Proof-of-Concept Overview
For educational testing in an isolated lab:
- Create a QCOW2 image.
- Manually edit the header to inject a malicious backing file path.
- Ensure the guest has write access to the image.
- Trigger a reboot.
- Inside the guest, read sectors from the virtual disk.
- Extract recovered host file content.
Detection Strategy
Detection must focus on host-level telemetry rather than guest logs.
The following indicators are strong signals:
- Cloud Hypervisor process opening unexpected sensitive files.
- Reads to
/root,/etc/ssh,/etc/shadow,/var/lib, or secret directories. - Correlation between VM reboot events and host file access.
- Unusual disk header modifications.
- QCOW2 backing path referencing absolute host paths.
Log Sources
- auditd (Linux host)
- Sysmon for Linux
- eBPF file monitoring
- Cloud Hypervisor verbose logs
- Host OS security logs
- Container runtime logs (if hypervisor runs in container)
Detection Rules and Queries
Auditd Rule (Host-Based Monitoring)
-a always,exit -F arch=b64 -S open,openat,read \
-F exe=/usr/bin/cloud-hypervisor \
-F dir=/root/ \
-k ch_sensitive_access
-a always,exit -F arch=b64 -S open,openat,read \
-F exe=/usr/bin/cloud-hypervisor \
-F path=/etc/shadow \
-k ch_shadow_access
Splunk Query
index=linux_audit exe="/usr/bin/cloud-hypervisor"
(path="/root/*" OR path="/etc/shadow" OR path="/etc/ssh/*")
| table _time host exe path syscall success
Elastic (KQL)
process.name: "cloud-hypervisor" AND
file.path: (/root/* OR /etc/shadow OR /etc/ssh/*)
Correlation Query (Reboot + File Access)
(process.name:"cloud-hypervisor" AND file.path:/root/*)
AND
(event.category:process AND process.command_line:*reboot*)
eBPF-Based Monitoring Idea
Alert when:
- Process = cloud-hypervisor
- Syscall = open/openat
- File path not under approved image directory
- Access mode = read
Indicators of Compromise
- Cloud Hypervisor reading sensitive files unrelated to VM disk storage.
- Backing file metadata referencing absolute host paths.
- Small host files accessed immediately after VM reboot.

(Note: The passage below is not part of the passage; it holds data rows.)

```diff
diff --git a/geo-trax_amd/csrc/detector.hpp b/geo-trax_amd/csrc/detector.hpp
--- a/geo-trax_amd/csrc/detector.hpp
+++ b/geo-trax_amd/csrc/detector.hpp
@@ -64,6 +64,10 @@
   std::vector<Op> dense_box_ops_;
   bool dense_head_valid_ = false;
   int* h_count_ = nullptr;
+  int* d_rec_ = nullptr;
+  int* h_rec_ = nullptr;
+  int rec_head_ = 0;
+  void copy_record(int nb, hipStream_t s);
   int sparse_overflows_ = 0;
   void run_dense_box(hipStream_t s);
   bool pad_skip_on_ = false;
diff --git a/geo-trax_amd/csrc/net_runtime.cpp b/geo-trax_amd/csrc/net_runtime.cpp
--- a/geo-trax_amd/csrc/net_runtime.cpp
+++ b/geo-trax_amd/csrc/net_runtime.cpp
@@ -26,7 +26,7 @@
 }
 
 NetRuntime::~NetRuntime() {
-  if (h_sat_) (void)hipHostFree(h_sat_);
+  if (h_sat_ && own_h_sat_) (void)hipHostFree(h_sat_);
 }
 
 void NetRuntime::set_tensor(const std::string& name, const float* data, int ndim, const int64_t* shape) {
@@ -220,10 +220,16 @@
     }
 }
 
-void NetRuntime::alloc_sat_flag() {
+void NetRuntime::alloc_sat_flag(int* dev, int* host) {
   if (fmt_ != DT_F32S) return;
-  sat_dev_ = (int*)alloc(sizeof(int));
-  GTX_HIP(hipHostMalloc((void**)&h_sat_, sizeof(int)));
+  if (dev) {
+    sat_dev_ = dev;
+    h_sat_ = host;
+    own_h_sat_ = false;
+  } else {
+    sat_dev_ = (int*)alloc(sizeof(int));
+    GTX_HIP(hipHostMalloc((void**)&h_sat_, sizeof(int)));
+  }
   *h_sat_ = 0;
 }
 
@@ -269,8 +275,8 @@
 }
 
 DetectorBase::~DetectorBase() {
-  if (h_out_n_) (void)hipHostFree(h_out_n_);
-  if (h_out_rows_) (void)hipHostFree(h_out_rows_);
+  if (h_out_n_ && own_h_out_) (void)hipHostFree(h_out_n_);
+  if (h_out_rows_ && own_h_out_) (void)hipHostFree(h_out_rows_);
   for (auto& e : ev_)
     if (e) (void)hipEventDestroy(e);
   for (auto& e : ev_up_)
@@ -279,11 +285,17 @@
     if (e) (void)hipEventDestroy(e);
 }
 
-void DetectorBase::alloc_outputs() {
+void DetectorBase::alloc_outputs(int* h_out_n, float* h_out_rows) {
   const int N = cfg_.max_batch;
   gray_h_ = cfg_.frame_h / 2;
   gray_w_ = cfg_.frame_w / 2;
   gray_.alloc((size_t)kGrayRing * N * gray_h_ * gray_w_);
+  if (h_out_n) {
+    h_out_n_ = h_out_n;
+    h_out_rows_ = h_out_rows;
+    own_h_out_ = false;
+    return;
+  }
   GTX_HIP(hipHostMalloc((void**)&h_out_n_, sizeof(int) * N));
   GTX_HIP(hipHostMalloc((void**)&h_out_rows_, sizeof(float) * 6 * N * cfg_.max_det));
 }
diff --git a/geo-trax_amd/csrc/net_runtime.hpp b/geo-trax_amd/csrc/net_runtime.hpp
--- a/geo-trax_amd/csrc/net_runtime.hpp
+++ b/geo-trax_amd/csrc/net_runtime.hpp
@@ -124,7 +124,7 @@
 
   void read_view(const View& v, int slot, float* out) const;
 
-  void alloc_sat_flag();
+  void alloc_sat_flag(int* dev = nullptr, int* host = nullptr);
   void drop_tensors_unless_fallback();
   bool can_fall_back() const { return !tensors_.empty(); }
   virtual std::unique_ptr<NetRuntime> make_exact() const = 0;
@@ -144,6 +144,7 @@
   std::unique_ptr<NetRuntime> exact_;
   int* sat_dev_ = nullptr;
   int* h_sat_ = nullptr;
+  bool own_h_sat_ = true;
   bool sat_seen_ = false;
 
  private:
@@ -195,7 +196,7 @@
   static constexpr int kGrayRing = 16;
 
  protected:
-  void alloc_outputs();
+  void alloc_outputs(int* h_out_n = nullptr, float* h_out_rows = nullptr);
   virtual void run_post(int nb, hipStream_t s) = 0;
   virtual void after_pass(int nb) { (void)nb; }
   void record_post_end(hipStream_t s) { GTX_HIP(hipEventRecord(ev_[3], s)); }
@@ -206,6 +207,7 @@
   View img_;
   int* h_out_n_ = nullptr;
   float* h_out_rows_ = nullptr;
+  bool own_h_out_ = true;
   bool in_flight_ = false;
   int flight_nb_ = 0;
 
```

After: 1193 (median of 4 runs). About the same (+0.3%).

- Unexpected disk header modifications.
- Guest VM retrieving data resembling host file contents.
Forensic Guidance
If compromise is suspected:
- Collect audit logs.
- Identify all file access events by cloud-hypervisor.
- Dump VM disk headers for analysis.
- Inspect QCOW2 metadata.
- Validate hypervisor process UID and permissions.

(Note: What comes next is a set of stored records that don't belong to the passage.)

+#pragma unroll
+        for (int ks = 0; ks < 2; ++ks) {
+            const uint4 fh = __builtin_bit_cast(uint4, ah[ks]), fl = __builtin_bit_cast(uint4, al[ks]);
+#pragma unroll
+            for (int j = 0; j < 4; ++j) Mfma<uint16_t>::run(fl, __builtin_bit_cast(uint4, bh[j]), acc[j >> 1][0][j & 1]);
+#pragma unroll
+            for (int j = 0; j < 4; ++j) Mfma<uint16_t>::run(fh, __builtin_bit_cast(uint4, bl[j]), acc[j >> 1][0][j & 1]);
+#pragma unroll
+            for (int j = 0; j < 4; ++j) Mfma<uint16_t>::run(fh, __builtin_bit_cast(uint4, bh[j]), acc[j >> 1][0][j & 1]);
+            if (ks == 0) {
+#pragma unroll
+                for (int j = 0; j < 4; ++j) {
+                    bh[j] = lds_read(wb + (unsigned)j * 4096u + fo[1]);
+                    bl[j] = lds_read(wb + (unsigned)j * 4096u + (fo[1] ^ 32u));
+                }
+                dcn_lds_wait();
+#pragma unroll
+                for (int j = 0; j < 4; ++j) {
+                    dcn_pin(bh[j]);
+                    dcn_pin(bl[j]);
+                }
+            }
+        }
+        dcur = dnext;
+        chunk = nchunk;
+        tap = ntap;
+    }
+
+    __syncthreads();
+    float* sC = reinterpret_cast<float*>(smem) + (tid >> 6) * (32 * (64 + 4));
+    ConvArgs p{};
+    p.out = q.out;
+    p.Cout = C; p.OH = H; p.OW = W; p.M = Mlim;
+    p.out_cstride = q.out_cstride; p.out_coff = q.out_coff;
+    p.shift_n_mod = 1;
+    p.act = TT_ACT_NONE; p.out_dtype = TT_F32;
+    p.out_fast = 1; p.vec_epi = 1; p.res_vec = 1;
+    p.flags = 16;
+    conv_epilogue_vec<float, 4, 1, 2, 32, 64, false>(p, acc[0], sC, lane, tid >> 6, 0, m0, g * kDcnCg, Mlim);
+    conv_epilogue_vec<float, 4, 1, 2, 32, 64, false>(p, acc[1], sC, lane, tid >> 6, 1, m0, g * kDcnCg, Mlim);
+#endif
+}
+
+namespace {
+
+template <int NW>
+int launch_dcn(DcnArgs& q, hipStream_t st) {
+    constexpr size_t loop = 2 * (size_t)kDcnTileBytes + (size_t)kDcnTaps * 32 * NW * 16;
+    constexpr size_t epi = (size_t)NW * 32 * (64 + 4) * 4;
+    constexpr size_t lds = loop > epi ? loop : epi;
+    q.zero_page = zero_page("tt_deform_conv3x3_x3");
+    if (!q.zero_page || lds_opt_in(reinterpret_cast<const void*>(conv_x3_dcn_kernel<NW>), lds, "tt_deform_conv3x3_x3")) return -1;
+    hipLaunchKernelGGL(conv_x3_dcn_kernel<NW>, dim3((unsigned)(q.tiles_m * q.G)), dim3(NW * 64), lds, st, q);
+    return 1;
+}
+
+}
+}
+
+extern "C" int tt_deform_conv3x3_x3(const float* x, const float* offsets, const void* const* weights_x3, float* out, int N, int H, int W,
+                                    int C, int groups, int off_cstride, int x_dtype, int w_cout, int w_kh, int w_kw, int w_cin,
+                                    int out_cstride, int out_coff, void* stream) {
+    using namespace tt;
+    constexpr int NW = 4;
+    TT_REQUIRE(x_dtype == TT_F32, "tt_deform_conv3x3_x3: x_dtype=%d: f32 storage only (the 16-bit and exact-f32 forms keep their two steps)", x_dtype);
+    TT_REQUIRE(x, "tt_deform_conv3x3_x3: x is null");
+    TT_REQUIRE(offsets, "tt_deform_conv3x3_x3: offsets is null");
+    TT_REQUIRE(weights_x3, "tt_deform_conv3x3_x3: weights_x3 is null");
+    TT_REQUIRE(out, "tt_deform_conv3x3_x3: out is null");
+    TT_REQUIRE(N > 0 && H > 0 && W > 0, "tt_deform_conv3x3_x3: N=%d H=%d W=%d must be positive", N, H, W);
+    TT_REQUIRE(groups >= 1 && groups <= 4, "tt_deform_conv3x3_x3: groups=%d must be 1..4", groups);
+    TT_REQUIRE(C > 0 && C % kDcnCg == 0 && C == groups * kDcnCg, "tt_deform_conv3x3_x3: C=%d must be groups * 128 = %d", C, groups * kDcnCg);
+    TT_REQUIRE(w_cout == kDcnCg && w_kh == 1 && w_kw == kDcnTaps && w_cin == kDcnCg,
+               "tt_deform_conv3x3_x3: weights_x3 shape [%d][%d][%d][%d]: a group is [128][1][9][128]", w_cout, w_kh, w_kw, w_cin);
+    for (int g = 0; g < groups; ++g) {
+        TT_REQUIRE(weights_x3[g], "tt_deform_conv3x3_x3: weights_x3[%d] is null", g);
+        TT_REQUIRE(((uintptr_t)weights_x3[g] & 15) == 0, "tt_deform_conv3x3_x3: weights_x3[%d] must be 16-byte aligned", g);
+    }
+    TT_REQUIRE(((uintptr_t)x & 15) == 0, "tt_deform_conv3x3_x3: x must be 16-byte aligned");
+    TT_REQUIRE(off_cstride >= 18, "tt_deform_conv3x3_x3: off_cstride=%d must be at least 18", off_cstride);
+    TT_REQUIRE(((uintptr_t)out & 15) == 0, "tt_deform_conv3x3_x3: out must be 16-byte aligned");
+    TT_REQUIRE(out_cstride > 0 && out_cstride % 4 == 0, "tt_deform_conv3x3_x3: out_cstride=%d must be a positive multiple of 4", out_cstride);
+    TT_REQUIRE(out_coff >= 0 && out_coff % 4 == 0 && out_coff + C <= out_cstride,
+               "tt_deform_conv3x3_x3: out_coff=%d must be a multiple of 4 with out_coff + C <= out_cstride=%d", out_coff, out_cstride);
+    const long long M = (long long)N * H * W;
+    TT_REQUIRE(M * C * 4 < (1ll << 31) && M * off_cstride < (1ll << 31) && M * out_cstride < (1ll << 31),
+               "tt_deform_conv3x3_x3: N=%d H=%d W=%d with C=%d off_cstride=%d out_cstride=%d overflow an int", N, H, W, C, off_cstride,
+               out_cstride);
+
+    DcnArgs q{};
+    q.x = x;
+    q.off = offsets;
+    for (int g = 0; g < groups; ++g) q.w[g] = reinterpret_cast<const float*>(weights_x3[g]);
+    q.N = N; q.H = H; q.W = W; q.C = C; q.G = groups; q.off_cstride = off_cstride; q.M = (int)M;
+    q.tiles_m = div_up(M, 32 * NW);
+    q.out = out; q.out_cstride = out_cstride; q.out_coff = out_coff;
+    const int rc = launch_dcn<NW>(q, (hipStream_t)stream);
+    if (rc < 0) return rc;
+    snprintf(g_conv_kernel, sizeof(g_conv_kernel), "conv_x3_pipe_kernel<dcn, 128>");
+    return check_launch("tt_deform_conv3x3_x3");
+}
diff --git a/thinktwice_amd/csrc/dcn.hip b/thinktwice_amd/csrc/dcn.hip
--- a/thinktwice_amd/csrc/dcn.hip
+++ b/thinktwice_amd/csrc/dcn.hip
@@ -1,4 +1,4 @@
-#include "tt_common.h"
+#include "dcn_sample.h"
 
 namespace tt {
 
@@ -20,26 +20,21 @@
         const long long n = pix / ((long long)H * W);
         const float dy = off[pix * off_cstride + 2 * tap];
         const float dx = off[pix * off_cstride + 2 * tap + 1];
-        const float py = (float)(yh + tap / 3 - pad) + dy;
-        const float px = (float)(xw + tap % 3 - pad) + dx;
+        const DcnTap t = dcn_tap(yh, xw, tap, pad, dy, dx, H, W);
         float acc[V];
 #pragma unroll
         for (int k = 0; k < V; ++k) acc[k] = 0.f;
-        if (py > -1.f && py < (float)H && px > -1.f && px < (float)W) {
-            const int y0 = (int)floorf(py), x0 = (int)floorf(px);
-            const float ly = py - (float)y0, lx = px - (float)x0;
-            const float hy = 1.f - ly, hx = 1.f - lx;
+        if (t.inside) {
+            float wgt[4];
+            dcn_weights(t.ly, t.lx, wgt);
             const T* base = x + n * H * W * C + c * V;
-            auto add = [&](int yy, int xx, float wgt) {
-                if (yy < 0 || yy > H - 1 || xx < 0 || xx > W - 1) return;
-                const T* p = base + ((long long)yy * W + xx) * C;
 #pragma unroll
-                for (int k = 0; k < V; ++k) acc[k] += wgt * Elem<T>::ld(p + k);
-            };
-            add(y0, x0, hy * hx);
-            add(y0, x0 + 1, hy * lx);
-            add(y0 + 1, x0, ly * hx);
-            add(y0 + 1, x0 + 1, ly * lx);
+            for (int q = 0; q < 4; ++q) {
+                if (!dcn_corner_ok(t, q, H, W)) continue;
+                const T* p = base + ((long long)(t.y0 + (q >> 1)) * W + t.x0 + (q & 1)) * C;
+#pragma unroll
+                for (int k = 0; k < V; ++k) acc[k] = dcn_axpy(acc[k], wgt[q], Elem<T>::ld(p + k));
+            }
         }
         T* dst = cols + (pix * 9 + tap) * C + c * V;
 #pragma unroll
diff --git a/thinktwice_amd/csrc/dcn_sample.h b/thinktwice_amd/csrc/dcn_sample.h
--- /dev/null
+++ b/thinktwice_amd/csrc/dcn_sample.h
@@ -0,0 +1,44 @@
+#pragma once
+#include "tt_common.h"
+
+namespace tt {
+
+struct DcnTap {
+    bool inside;
+    int y0, x0;
+    float ly, lx;
+};
+
+__device__ __forceinline__ DcnTap dcn_tap(int yh, int xw, int tap, int pad, float dy, float dx, int H, int W) {
+    const float py = (float)(yh + tap / 3 - pad) + dy;
+    const float px = (float)(xw + tap % 3 - pad) + dx;
+    DcnTap t{false, 0, 0, 0.f, 0.f};
+    if (py > -1.f && py < (float)H && px > -1.f && px < (float)W) {
+        t.inside = true;
+        t.y0 = (int)floorf(py);
+        t.x0 = (int)floorf(px);
+        t.ly = py - (float)t.y0;
+        t.lx = px - (float)t.x0;
+    }
+    return t;
+}
+
+__device__ __forceinline__ void dcn_weights(float ly, float lx, float (&w)[4]) {
+    const float hy = 1.f - ly, hx = 1.f - lx;
+    w[0] = hy * hx;
+    w[1] = hy * lx;
+    w[2] = ly * hx;
+    w[3] = ly * lx;
+}
+
+__device__ __forceinline__ bool dcn_corner_ok(const DcnTap& t, int q, int H, int W) {
+    const int yy = t.y0 + (q >> 1), xx = t.x0 + (q & 1);
+    return !(yy < 0 || yy > H - 1 || xx < 0 || xx > W - 1);
+}
+
+__device__ __forceinline__ float dcn_axpy(float acc, float wgt, float v) {
+#pragma clang fp contract(off)
+    return acc + wgt * v;
+}
+
+}
diff --git a/thinktwice_amd/csrc/plan_thunks.inc b/thinktwice_amd/csrc/plan_thunks.inc
--- a/thinktwice_amd/csrc/plan_thunks.inc
+++ b/thinktwice_amd/csrc/plan_thunks.inc
@@ -32,6 +32,7 @@
 static int thunk_tt_ew(const PlanVal* a, void* stream) { return tt_ew((const void*)a[0].p, (const void*)a[1].p, (const void*)a[2].p, (void*)a[3].p, (long long)a[4].i, (int)a[5].i, (int)a[6].i, (int)a[7].i, (int)a[8].i, (int)a[9].i, (int)a[10].i, (int)a[11].i, (int)a[12].i, (int)a[13].i, (int)a[14].i, (int)a[15].i, (int)a[16].i, stream); }
 static int thunk_tt_concat_rows(const PlanVal* a, void* stream) { return tt_concat_rows((float*)a[0].p, (long long)a[1].i, (int)a[2].i, (int)a[3].i, (const float* const*)a[4].p, (const int*)a[5].p, (const int*)a[6].p, (const int*)a[7].p, (const int*)a[8].p, (const int*)a[9].p, stream); }
 static int thunk_tt_deform_im2col3x3(const PlanVal* a, void* stream) { return tt_deform_im2col3x3((const void*)a[0].p, (const float*)a[1].p, (void*)a[2].p, (int)a[3].i, (int)a[4].i, (int)a[5].i, (int)a[6].i, (int)a[7].i, (int)a[8].i, (int)a[9].i, stream); }
+static int thunk_tt_deform_conv3x3_x3(const PlanVal* a, void* stream) { return tt_deform_conv3x3_x3((const float*)a[0].p, (const float*)a[1].p, (const void* const*)a[2].p, (float*)a[3].p, (int)a[4].i, (int)a[5].i, (int)a[6].i, (int)a[7].i, (int)a[8].i, (int)a[9].i, (int)a[10].i, (int)a[11].i, (int)a[12].i, (int)a[13].i, (int)a[14].i, (int)a[15].i, (int)a[16].i, stream); }
 static int thunk_tt_look_project_pack(const PlanVal* a, void* stream) { return tt_look_project_pack((int)a[0].i, (const float*)a[1].p, (const float*)a[2].p, (const float*)a[3].p, (float)a[4].d, (float)a[5].d, (float*)a[6].p, (int*)a[7].p, (int*)a[8].p, (int*)a[9].p, stream); }
 static int thunk_tt_look_gather_query(const PlanVal* a, void* stream) { return tt_look_gather_query((int)a[0].i, (const int*)a[1].p, (const float*)a[2].p, (const float*)a[3].p, (const float*)a[4].p, (const float*)a[5].p, (const float*)a[6].p, (const float*)a[7].p, (const float*)a[8].p, (const void* const*)a[9].p, (const int*)a[10].p, (int)a[11].i, (float*)a[12].p, (int)a[13].i, stream); }
 static int thunk_tt_msda_sample(const PlanVal* a, void* stream) { return tt_msda_sample((int)a[0].i, (const void*)a[1].p, (int)a[2].i, (const float*)a[3].p, (const float*)a[4].p, (const float*)a[5].p, (const int*)a[6].p, (float*)a[7].p, stream); }
@@ -144,6 +145,7 @@
     {"tt_ew", thunk_tt_ew, 17},
     {"tt_concat_rows", thunk_tt_concat_rows, 10},
     {"tt_deform_im2col3x3", thunk_tt_deform_im2col3x3, 10},
+    {"tt_deform_conv3x3_x3", thunk_tt_deform_conv3x3_x3, 17},
     {"tt_look_project_pack", thunk_tt_look_project_pack, 10},
     {"tt_look_gather_query", thunk_tt_look_gather_query, 14},
     {"tt_msda_sample", thunk_tt_msda_sample, 8},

- Review VM reboot timeline.
Mitigation
Immediate mitigation steps include:
- Upgrade to v50.1 or v51.0.
- Disable backing file support if not required.
- Enforce explicit image type configuration.
- Run Cloud Hypervisor as non-root.
- Apply filesystem sandboxing (Landlock).
- Restrict hypervisor access to only required directories.
- Ensure backing images are read-only and trusted.
Hardening Recommendations
- Use mandatory access control (SELinux or AppArmor).
- Isolate hypervisor process in a container.
- Limit host filesystem mount exposure.
- Separate hypervisor user from system administration.
- Monitor disk image integrity via hashing.
Risk Rating for Environments
| Environment Type | Risk Level |
|---|---|
| Multi-tenant cloud | Critical |
| CI/CD ephemeral VM runners | High |
| Single-tenant lab | Moderate |
| Hardened least-privilege deployment | Reduced but not eliminated |
Remediation
Upgrade immediately to:
- Cloud Hypervisor v50.1
- Cloud Hypervisor v51.0
Official release link:
https://github.com/cloud-hypervisor/cloud-hypervisor/releases
No workaround fully eliminates risk without patching.
Conclusion
CVE-2026-27211 represents a boundary failure between guest and host isolation. The issue does not rely on memory corruption or kernel escape techniques. It is a design-level file resolution flaw that can be exploited reliably when conditions permit.
Because exploitation requires only disk metadata manipulation and a reboot trigger, environments running untrusted guests are especially exposed.
Immediate upgrade and host-level monitoring are strongly advised.